=== About this exercise ===
Copy out, word for word, the lines from the start of the data below through the line containing "for (int k = 0; k < 8;", and no others.

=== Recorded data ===
template <int F64>
__global__ void __launch_bounds__(128, 3) k_prep_compressed(const uint4 *__restrict__ in, ge_niels_packed *__restrict__ out, size_t n,
                                  int *__restrict__ bad)
{
    size_t i = (size_t)blockIdx.x * blockDim.x + threadIdx.x;
    if (i >= n) return;
    uint4 a = in[2 * i], b = in[2 * i + 1];
    uint32_t s[8] = {a.x, a.y, a.z, a.w, b.x, b.y, b.z, b.w};
    fe x, y;
    uint32_t ok = ge_decompress_affine<F64>(x, y, s);
    if (!ok) { atomicOr(bad, 1); fe_0(x); fe_1(y); }
    ge_niels nl; ge_affine_to_niels(nl, x, y);
    ge_niels_packed p; ge_niels_pack(p, nl);
    uint4 *o = reinterpret_cast<uint4 *>(out + i);
#pragma unroll
    for (int k = 0; k < 6; k++) o[k] = make_uint4(p.w[4 * k], p.w[4 * k + 1], p.w[4 * k + 2], p.w[4 * k + 3]);
}

template <int F64>
__global__ void k_prep_ristretto(const uint32_t *__restrict__ in, ge_niels_packed *__restrict__ out, size_t n, int *__restrict__ bad)
{
    size_t i = (size_t)blockIdx.x * blockDim.x + threadIdx.x;
    if (i >= n) return;
    uint32_t enc[8];
#pragma unroll
    for (int k = 0; k < 8; k++) enc[k] = in[8 * i + k];
    ge_p3 P;
    if (!ristretto_decompress<F64>(P, enc)) { atomicOr(bad, 1); ge_p3_identity(P); }
    ge_niels nl; ge_affine_to_niels(nl, P.X, P.Y);
    ge_niels_packed pk; ge_niels_pack(pk, nl);
    out[i] = pk;
}

#define PREP_THREADS 256
#define PREP_PER_THREAD 4
#define PREP_GROUP (PREP_THREADS * PREP_PER_THREAD)
#define PREP_NW (PREP_THREADS / 32)

__device__ __forceinline__ void load_coord_f64(fe64 &h, const uint64_t *__restrict__ src)
{
    uint64_t l[5];
#pragma unroll
    for (int k = 0; k < 5; k++) l[k] = __ldg(src + k);
    fe t; fe_from_limbs51(t, l);
    fe64_from_fe_limbs(h, t);
}
__device__ __forceinline__ void store_coord(uint4 *o, const fe64 &v, uint32_t ok, uint32_t c)
{
    fe f;
    uint32_t w[8];
    fe64_to_fe(f, v); fe_tobytes_words(w, f);
#pragma unroll
    for (int q = 0; q < 8; q++) w[q] = ok ? w[q] : (q == 0 ? c : 0u);
    o[0] = make_uint4(w[0], w[1], w[2], w[3]);
    o[1] = make_uint4(w[4], w[5], w[6], w[7]);
}
__device__ __forceinline__ uint32_t load_z(fe64 &h, const uint64_t *__restrict__ in, size_t i)
{
    uint64_t l[5];
#pragma unroll
    for (int k = 0; k < 5; k++) l[k] = __ldg(in + 20 * i + 10 + k);
    fe t; fe_from_limbs51(t, l);
    fe64_from_fe_limbs(h, t);
    return 1u - (uint32_t)fe_iszero(t);
}
__device__ __forceinline__ void fe64_shfl_up(fe64 &o, const fe64 &f, int d)
{
#pragma unroll
    for (int k = 0; k < 5; k++) o.v[k] = __shfl_up_sync(0xffffffffu, f.v[k], d);
}
__device__ __forceinline__ void fe64_shfl_down(fe64 &o, const fe64 &f, int d)
{
#pragma unroll
    for (int k = 0; k < 5; k++) o.v[k] = __shfl_down_sync(0xffffffffu, f.v[k], d);
}
__device__ __forceinline__ void fe64_shfl_xor(fe64 &o, const fe64 &f, int m)
{
#pragma unroll
    for (int k = 0; k < 5; k++) o.v[k] = __shfl_xor_sync(0xffffffffu, f.v[k], m);
}
__device__ __forceinline__ void fe64_shfl_idx(fe64 &o, const fe64 &f, int src)
{
#pragma unroll
    for (int k = 0; k < 5; k++) o.v[k] = __shfl_sync(0xffffffffu, f.v[k], src);
}

__device__ __forceinline__ void warp_product(fe64 &p, const fe64 &x, int width)
{
    fe64 t;
    p = x;
#pragma unroll 1
    for (int m = width >> 1; m > 0; m >>= 1) { fe64_shfl_xor(t, p, m); fe64_mul(p, p, t); }
}

__device__ __forceinline__ void warp_other_products(const fe64 &x, fe64 &below, fe64 &above, fe64 &all)
{
    const uint32_t lane = threadIdx.x & 31;
    fe64 lo = x, hi = x, t;
#pragma unroll 1
    for (int d = 1; d < 32; d <<= 1) {
        fe64_shfl_up(t, lo, d);
        if (lane >= (uint32_t)d) fe64_mul(lo, lo, t);
        fe64_shfl_down(t, hi, d);
        if (lane + d < 32) fe64_mul(hi, hi, t);
    }
    fe64_shfl_idx(all, lo, 31);
    fe64_shfl_up(below, lo, 1); if (lane == 0) fe64_1(below);
    fe64_shfl_down(above, hi, 1); if (lane == 31) fe64_1(above);
}

template <bool INVERT>
__device__ __forceinline__ void block_inverse(fe64 &inv, const fe64 &acc, fe64 *s_warp, const fe64 *tot_inv)
{
    const uint32_t lane = threadIdx.x & 31, warp = threadIdx.x >> 5, nw = blockDim.x >> 5;
    fe64 below, above, all;
    warp_other_products(acc, below, above, all);
    if (lane == 0) s_warp[warp] = all;
    __syncthreads();
    if (warp == 0) {
        fe64 x, b, a, t;
        if (lane < nw) x = s_warp[lane]; else fe64_1(x);
        warp_other_products(x, b, a, all);
        if (INVERT) {
            const w20_role r = w20_roles();
            const double inv = w20_invert(w20_limb(all, r.i), r);
#pragma unroll
            for (uint32_t k = 0; k < 5; k++) t.v[k] = w20_shfl(inv, k);
        } else {
            t = *tot_inv;
        }
        fe64_mul(t, t, b); fe64_mul(t, t, a);
        if (lane < nw) s_warp[lane] = t;
    }
    __syncthreads();
    fe64_mul(inv, s_warp[warp], below); fe64_mul(inv, inv, above);
}

__global__ void __launch_bounds__(PREP_THREADS, 2)
k_prep_zprod(const uint64_t *__restrict__ in, fe64 *__restrict__ prod, size_t n)
{
    __shared__ fe64 s_warp[PREP_NW];
    const uint32_t tid = threadIdx.x, lane = tid & 31, warp = tid >> 5;
    const size_t g0 = (size_t)blockIdx.x * PREP_GROUP + tid;
    fe64 z[PREP_PER_THREAD], acc, t;
    uint32_t ok[PREP_PER_THREAD];
#pragma unroll
    for (int k = 0; k < PREP_PER_THREAD; k++) {
        const size_t i = g0 + (size_t)k * PREP_THREADS;
        if (i < n) ok[k] = load_z(z[k], in, i); else { ok[k] = 0; fe64_1(z[k]); }
    }
    acc = z[0];
    if (!ok[0]) fe64_1(acc);
#pragma unroll
    for (int k = 1; k < PREP_PER_THREAD; k++) { fe64_mul(t, acc, z[k]); fe64_cmov(acc, t, ok[k]); }
    warp_product(t, acc, 32);
    if (lane == 0) s_warp[warp] = t;
    __syncthreads();
    if (warp == 0) {
        if (lane < PREP_NW) acc = s_warp[lane]; else fe64_1(acc);
        warp_product(t, acc, PREP_NW);
        if (lane == 0) prod[blockIdx.x] = t;
    }
}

=== Finished task ===
template <int F64>
__global__ void __launch_bounds__(128, 3) k_prep_compressed(const uint4 *__restrict__ in, ge_niels_packed *__restrict__ out, size_t n,
                                  int *__restrict__ bad)
{
    size_t i = (size_t)blockIdx.x * blockDim.x + threadIdx.x;
    if (i >= n) return;
    uint4 a = in[2 * i], b = in[2 * i + 1];
    uint32_t s[8] = {a.x, a.y, a.z, a.w, b.x, b.y, b.z, b.w};
    fe x, y;
    uint32_t ok = ge_decompress_affine<F64>(x, y, s);
    if (!ok) { atomicOr(bad, 1); fe_0(x); fe_1(y); }
    ge_niels nl; ge_affine_to_niels(nl, x, y);
    ge_niels_packed p; ge_niels_pack(p, nl);
    uint4 *o = reinterpret_cast<uint4 *>(out + i);
#pragma unroll
    for (int k = 0; k < 6; k++) o[k] = make_uint4(p.w[4 * k], p.w[4 * k + 1], p.w[4 * k + 2], p.w[4 * k + 3]);
}

template <int F64>
__global__ void k_prep_ristretto(const uint32_t *__restrict__ in, ge_niels_packed *__restrict__ out, size_t n, int *__restrict__ bad)
{
    size_t i = (size_t)blockIdx.x * blockDim.x + threadIdx.x;
    if (i >= n) return;
    uint32_t enc[8];
#pragma unroll
    for (int k = 0; k < 8; k++) enc[k] = in[8 * i + k];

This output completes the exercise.